Komisi X Minta Kemendikbudristek Turun Tangan terkait Mundurnya Tujuh Guru Besar Unhas

0
0
Ket foto: Ketua Komisi X DPR RI Syaiful Huda dalam keterangan yang diterima tim Parlementaria, Senin (7/11/2022).

Jakarta, Info Independen.com – Ketua Komisi X DPR RI Syaiful Huda meminta Kemendikbudristek turun tangan mengatasi kasus tujuh guru besar Universitas Hasanuddin (Unhas) Makassar yang mundur baru-baru ini. Diberitakan, para guru besar tersebut mundur karena adanya intervensi soal kelulusan mahasiswa S3 Fakultas Ekonomi dan Bisnis (FEB) diusut tuntas.

“Kasusnya mogoknya tujuh guru besar Unhas dari kegiatan belajar mengajar di Fakultas Ekonomi dan Bisnis harus diusut tuntas. Kami mendukung tim verifikasi yang dibentuk oleh Rektor Unhas dalam mengumpulkan fakta seputar kasus tersebut. Kami menyarankan Kemendikbud menyertakan tim supervisi untuk memastikan tim verifikasi Unhas bekerja optimal,” kata Huda dalam keterangan yang diterima tim Parlementaria, Senin (7/11/2022).

Dia menyebut dugaan keterlibatan Dekan FEB mengenai kelulusan mahasiswa S3 juga perlu diusut tuntas. Ia pun berharap pemicu tujuh guru besar itu mundur harus segera dipastikan. Karena itu, tim verifikasi harus benar-benar memastikan apa pemicu mundurnya tujuh guru besar Unhas dari kegiatan belajar mengajar.

“Apakah benar karena arogansi dekan FEB yang ingin meluluskan mahasiswa doktoral melalui pendekatan kekuasaan? Jika benar demikian maka harus ada sanksi tegas untuk Dekan FEB. Karena hal itu jelas tidak bisa dibiarkan. Kampus merupakan lembaga akademis, sehingga setiap kebijakan akademis harus diambil dalam norma akademik. Jika norma akademik di kampus tidak dihormati maka akan menjadi preseden buruk di masa depan. Hal ini terlepas apakah mahasiswa doktoral yang bersangkutan telah mengundurkan diri atau tidak,” kata Politisi PKB itu.

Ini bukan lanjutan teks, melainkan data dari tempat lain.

+  float* s_part = reinterpret_cast<float*>(s_buf);
+  constexpr int kTile = kCoBlock * kCiTile;
+  float t0 = 0.f, t1 = 0.f;
+  for (int round = 0; round < kWgWaves / 4; ++round) {
+    if ((wave >> 2) == round) {
+      float* dst = s_part + (wave & 3) * kTile + 2 * lane;
+#pragma unroll
+      for (int c = 0; c < kCoBlock; ++c) *reinterpret_cast<f32x2_t*>(dst + c * kCiTile) = f32x2_t{acc[c][0], acc[c][1]};
+    }
+    __syncthreads();
+#pragma unroll
+    for (int v = 0; v < 4; ++v) {
+      const f32x2_t pv = *reinterpret_cast<const f32x2_t*>(s_part + v * kTile + 2 * tid);
+      t0 += pv.x; t1 += pv.y;
+    }
+    __syncthreads();
+  }
+  {
+    const int c = tid >> 6, ci = c0 + 2 * lane;
+    f32x2_t* out = reinterpret_cast<f32x2_t*>(dw + ((size_t)(cb * kCoBlock + c) * 9 + tap) * cin + ci);
+    f32x2_t o = *out;
+    o.x += t0; o.y += t1;
+    *out = o;
+  }
+  if (do_bias && tid < kCoBlock) {
+    float bs = 0.f;
+#pragma unroll
+    for (int v = 0; v < kWgWaves; ++v) bs += s_bias[v][tid];
+    dbias[cb * kCoBlock + tid] += bs;
+  }
+}
+
+int rowsparse_params(const kd6d_conv_geom* g, int dtype, int cap, const char* who, RsLevels& L, bool quiet) {
+  if (quiet) {
+    if (!g || dtype != KD6D_BF16 || g->nseg < 1 || g->nseg > KD6D_MAX_SEG || g->ksize != 3 || g->stride != 1 ||
+        g->pad != 1 || g->batch < 1 || cap < 1 || g->cin <= 0 || g->cin % kCiTile || g->cout <= 0 ||
+        g->cout % kCoBlock || g->cout > kMaxCout || (long long)g->batch * cap > kWgMaxSlots)
+      return KD6D_ERR_UNSUPPORTED;
+  } else {
+    KD6D_CHECK_ARG(g != nullptr, "%s: null geometry", who);
+    KD6D_CHECK_ARG(g->nseg >= 1 && g->nseg <= KD6D_MAX_SEG && g->batch >= 1 && cap >= 1, "%s: nseg=%d batch=%d cap=%d",
+                   who, g->nseg, g->batch, cap);
+    if (dtype != KD6D_BF16 || g->ksize != 3 || g->stride != 1 || g->pad != 1 || g->cin <= 0 || g->cin % kCiTile ||
+        g->cout <= 0 || g->cout % kCoBlock || g->cout > kMaxCout || (long long)g->batch * cap > kWgMaxSlots) {
+      kd6d_set_error("%s: takes bf16, 3x3 / stride 1 / pad 1, cin %% %d == 0, cout %% %d == 0, cout <= %d, batch * cap "
+                     "<= %d (got dtype %d, k %d, stride %d, pad %d, cin %d, cout %d, batch %d, cap %d)", who, kCiTile,
+                     kCoBlock, kMaxCout, kWgMaxSlots, dtype, g->ksize, g->stride, g->pad, g->cin, g->cout, g->batch, cap);
+      return KD6D_ERR_UNSUPPORTED;
+    }
+  }
+  long long rows = 0;
+  L.n = g->nseg; L.batch = g->batch;
+  for (int s = 0; s < KD6D_MAX_SEG; ++s) { L.h[s] = L.w[s] = 1; L.row0[s] = 0; }
+  for (int s = 0; s < g->nseg; ++s) {
+    const kd6d_seg& q = g->seg[s];
+    const bool ok = q.in_h > 0 && q.in_w > 0 && q.out_h == q.in_h && q.out_w == q.in_w && q.in_row0 == rows &&
+                    q.out_row0 == rows && (long long)q.in_h * q.in_w <= (1 << 24);
+    if (!ok) {
+      if (!quiet) kd6d_set_error("%s: level %d is not a packed stride-1 level (%dx%d -> %dx%d, rows %d / %d)", who, s,
+                                 q.in_h, q.in_w, q.out_h, q.out_w, q.in_row0, q.out_row0);
+      return quiet ? KD6D_ERR_UNSUPPORTED : KD6D_ERR_ARG;
+    }
+    L.h[s] = q.in_h; L.w[s] = q.in_w; L.row0[s] = (int)rows;
+    rows += (long long)g->batch * q.in_h * q.in_w;
+    if (rows >= (1ll << 30)) {
+      if (!quiet) kd6d_set_error("%s: grid too large", who);
+      return quiet ? KD6D_ERR_UNSUPPORTED : KD6D_ERR_ARG;
+    }
+  }
+  L.rows = (int)rows;
+  return KD6D_OK;
+}
+
+}
+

Meski begitu, Huda juga mendorong agar dilakukan pengusutan terkait ada-tidaknya unsur kesengajaan dan politisasi pengunduran diri tujuh guru besar itu. Jika ada unsur politisasi, Huda meminta para guru besar itu disanksi akademik. Namun, jika dalam proses pencarian fakta diketahui ada kesengajaan tujuh guru besar untuk melakukan politisasi atas kasus tersebut, maka juga perlu disiapkan sanksi akademik.

BACA JUGA :  Pemerintah Terus Antisipasi Subvarian Covid-19

“Dari keterangan yang disampaikan Rektor Unhas, kasus ini hanya melibatkan setidaknya dua guru besar saja. Tetapi kenapa ada lima guru besar lain yang ingin melibatkan diri. Harus diakui bahwa dalam kampus kita juga masih ada intrik politik yang tidak sehat yang hal itu terkadang mempengaruhi kebijakan akademis,” sebut Huda.

Huda berharap kasus ini dijadikan pembelajaran. Hal itu, guna tercapainya iklim akademis yang lebih baik di perguruan tinggi. Karena itu, ia berharap kasus mogoknya tujuh guru besar FEB Unhas ini harus menjadi pelajaran bagi terciptanya iklim akademis yang lebih baik di lingkungan kampus.

“Tidak hanya untuk kampus Unhas, tetapi juga kampus-kampus lain di seluruh Indonesia. Apalagi kampus-kampus kita ini masih jauh tertinggal kualitas akademiknya dibandingkan negara lain. Bahkan di level negara G20, kampus Indonesia rata-rata memiliki peringkat terendah. Ini tentu menjadi PR kita bersama,” sebutnya.

Diketahui, banyaknya permasalahan yang terjadi di Fakultas Ekonomi dan Bisnis (FEB) Universitas Hasanuddin (Unhas) menjadi pemicu tujuh guru besar mengundurkan diri mengajar di Program Studi (Prodi) S3. Selain adanya dugaan intervensi, hal lainnya yakni adanya mahasiswa Prodi S3 yang diduga tidak pernah mengikuti perkuliahan dan nilainya tidak mencukupi. Tetapi dipaksakan oleh Dekan Fakultas Ekonomi dan Bisnis agar diluluskan.